(Extracted data entries)
##############################
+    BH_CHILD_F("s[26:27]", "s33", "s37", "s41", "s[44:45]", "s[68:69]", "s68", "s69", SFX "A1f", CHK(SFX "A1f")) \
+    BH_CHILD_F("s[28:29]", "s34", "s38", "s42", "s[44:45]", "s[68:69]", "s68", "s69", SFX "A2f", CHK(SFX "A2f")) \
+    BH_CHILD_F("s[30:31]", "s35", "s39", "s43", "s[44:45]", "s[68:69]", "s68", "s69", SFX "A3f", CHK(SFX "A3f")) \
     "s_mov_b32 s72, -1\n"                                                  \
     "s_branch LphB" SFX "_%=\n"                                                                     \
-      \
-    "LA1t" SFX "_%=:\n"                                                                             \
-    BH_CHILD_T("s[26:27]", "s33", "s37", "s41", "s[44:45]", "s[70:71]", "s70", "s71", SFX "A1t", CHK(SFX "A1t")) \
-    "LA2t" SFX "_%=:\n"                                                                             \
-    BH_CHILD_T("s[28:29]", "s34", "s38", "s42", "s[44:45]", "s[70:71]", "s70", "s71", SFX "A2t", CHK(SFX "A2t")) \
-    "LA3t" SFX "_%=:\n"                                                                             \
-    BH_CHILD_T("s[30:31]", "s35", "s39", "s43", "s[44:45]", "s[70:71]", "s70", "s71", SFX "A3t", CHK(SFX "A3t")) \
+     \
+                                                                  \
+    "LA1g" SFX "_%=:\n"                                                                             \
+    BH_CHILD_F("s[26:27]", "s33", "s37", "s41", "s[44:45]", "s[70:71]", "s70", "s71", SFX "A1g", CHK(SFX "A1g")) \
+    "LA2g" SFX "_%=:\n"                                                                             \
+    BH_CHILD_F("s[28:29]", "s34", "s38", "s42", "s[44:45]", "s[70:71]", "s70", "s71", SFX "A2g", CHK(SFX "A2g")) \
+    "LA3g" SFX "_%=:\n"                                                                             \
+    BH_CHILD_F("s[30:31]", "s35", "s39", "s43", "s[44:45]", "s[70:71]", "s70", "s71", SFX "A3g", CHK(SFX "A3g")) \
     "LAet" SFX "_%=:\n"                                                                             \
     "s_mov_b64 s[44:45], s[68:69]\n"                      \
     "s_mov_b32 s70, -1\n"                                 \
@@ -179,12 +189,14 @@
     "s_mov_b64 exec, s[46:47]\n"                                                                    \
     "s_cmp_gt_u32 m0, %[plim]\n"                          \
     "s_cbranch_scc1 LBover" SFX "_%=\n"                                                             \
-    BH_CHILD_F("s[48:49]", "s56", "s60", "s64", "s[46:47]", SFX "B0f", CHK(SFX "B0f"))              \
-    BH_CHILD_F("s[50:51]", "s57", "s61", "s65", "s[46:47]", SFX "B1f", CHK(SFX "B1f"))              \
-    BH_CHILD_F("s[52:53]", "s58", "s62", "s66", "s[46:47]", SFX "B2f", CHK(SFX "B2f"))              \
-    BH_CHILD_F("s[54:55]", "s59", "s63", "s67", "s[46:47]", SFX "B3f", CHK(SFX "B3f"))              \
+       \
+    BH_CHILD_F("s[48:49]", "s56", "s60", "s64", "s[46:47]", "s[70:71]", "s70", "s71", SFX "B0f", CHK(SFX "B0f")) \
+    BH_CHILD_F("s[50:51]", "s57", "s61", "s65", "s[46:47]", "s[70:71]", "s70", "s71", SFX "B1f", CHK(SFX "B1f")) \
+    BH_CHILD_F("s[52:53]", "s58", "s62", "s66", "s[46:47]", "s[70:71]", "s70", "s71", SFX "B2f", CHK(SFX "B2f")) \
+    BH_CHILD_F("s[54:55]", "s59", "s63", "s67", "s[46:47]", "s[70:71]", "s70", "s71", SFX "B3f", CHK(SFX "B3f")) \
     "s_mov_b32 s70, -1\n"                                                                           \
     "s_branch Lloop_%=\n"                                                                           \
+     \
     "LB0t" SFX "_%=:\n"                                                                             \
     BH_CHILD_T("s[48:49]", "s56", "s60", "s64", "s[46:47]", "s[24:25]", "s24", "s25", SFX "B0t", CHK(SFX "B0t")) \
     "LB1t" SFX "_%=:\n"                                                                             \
##############################
Required action
Exactly as written, give the records again.

Result of the task
+    BH_CHILD_F("s[26:27]", "s33", "s37", "s41", "s[44:45]", "s[68:69]", "s68", "s69", SFX "A1f", CHK(SFX "A1f")) \
+    BH_CHILD_F("s[28:29]", "s34", "s38", "s42", "s[44:45]", "s[68:69]", "s68", "s69", SFX "A2f", CHK(SFX "A2f")) \
+    BH_CHILD_F("s[30:31]", "s35", "s39", "s43", "s[44:45]", "s[68:69]", "s68", "s69", SFX "A3f", CHK(SFX "A3f")) \
     "s_mov_b32 s72, -1\n"                                                  \
     "s_branch LphB" SFX "_%=\n"                                                                     \
-      \
-    "LA1t" SFX "_%=:\n"                                                                             \
-    BH_CHILD_T("s[26:27]", "s33", "s37", "s41", "s[44:45]", "s[70:71]", "s70", "s71", SFX "A1t", CHK(SFX "A1t")) \
-    "LA2t" SFX "_%=:\n"                                                                             \
-    BH_CHILD_T("s[28:29]", "s34", "s38", "s42", "s[44:45]", "s[70:71]", "s70", "s71", SFX "A2t", CHK(SFX "A2t")) \
-    "LA3t" SFX "_%=:\n"                                                                             \
-    BH_CHILD_T("s[30:31]", "s35", "s39", "s43", "s[44:45]", "s[70:71]", "s70", "s71", SFX "A3t", CHK(SFX "A3t")) \
+     \
+                                                                  \
+    "LA1g" SFX "_%=:\n"                                                                             \
+    BH_CHILD_F("s[26:27]", "s33", "s37", "s41", "s[44:45]", "s[70:71]", "s70", "s71", SFX "A1g", CHK(SFX "A1g")) \
+    "LA2g" SFX "_%=:\n"                                                                             \
+    BH_CHILD_F("s[28:29]", "s34", "s38", "s42", "s[44:45]", "s[70:71]", "s70", "s71", SFX "A2g", CHK(SFX "A2g")) \
+    "LA3g" SFX "_%=:\n"                                                                             \
+    BH_CHILD_F("s[30:31]", "s35", "s39", "s43", "s[44:45]", "s[70:71]", "s70", "s71", SFX "A3g", CHK(SFX "A3g")) \
     "LAet" SFX "_%=:\n"                                                                             \
     "s_mov_b64 s[44:45], s[68:69]\n"                      \
     "s_mov_b32 s70, -1\n"                                 \
@@ -179,12 +189,14 @@
     "s_mov_b64 exec, s[46:47]\n"                                                                    \
     "s_cmp_gt_u32 m0, %[plim]\n"                          \
     "s_cbranch_scc1 LBover" SFX "_%=\n"                                                             \
-    BH_CHILD_F("s[48:49]", "s56", "s60", "s64", "s[46:47]", SFX "B0f", CHK(SFX "B0f"))              \
-    BH_CHILD_F("s[50:51]", "s57", "s61", "s65", "s[46:47]", SFX "B1f", CHK(SFX "B1f"))              \
-    BH_CHILD_F("s[52:53]", "s58", "s62", "s66", "s[46:47]", SFX "B2f", CHK(SFX "B2f"))              \
-    BH_CHILD_F("s[54:55]", "s59", "s63", "s67", "s[46:47]", SFX "B3f", CHK(SFX "B3f"))              \
+       \
+    BH_CHILD_F("s[48:49]", "s56", "s60", "s64", "s[46:47]", "s[70:71]", "s70", "s71", SFX "B0f", CHK(SFX "B0f")) \
+    BH_CHILD_F("s[50:51]", "s57", "s61", "s65", "s[46:47]", "s[70:71]", "s70", "s71", SFX "B1f", CHK(SFX "B1f")) \
+    BH_CHILD_F("s[52:53]", "s58", "s62", "s66", "s[46:47]", "s[70:71]", "s70", "s71", SFX "B2f", CHK(SFX "B2f")) \
+    BH_CHILD_F("s[54:55]", "s59", "s63", "s67", "s[46:47]", "s[70:71]", "s70", "s71", SFX "B3f", CHK(SFX "B3f")) \
     "s_mov_b32 s70, -1\n"                                                                           \
     "s_branch Lloop_%=\n"                                                                           \
+     \
     "LB0t" SFX "_%=:\n"                                                                             \
     BH_CHILD_T("s[48:49]", "s56", "s60", "s64", "s[46:47]", "s[24:25]", "s24", "s25", SFX "B0t", CHK(SFX "B0t")) \
     "LB1t" SFX "_%=:\n"                                                                             \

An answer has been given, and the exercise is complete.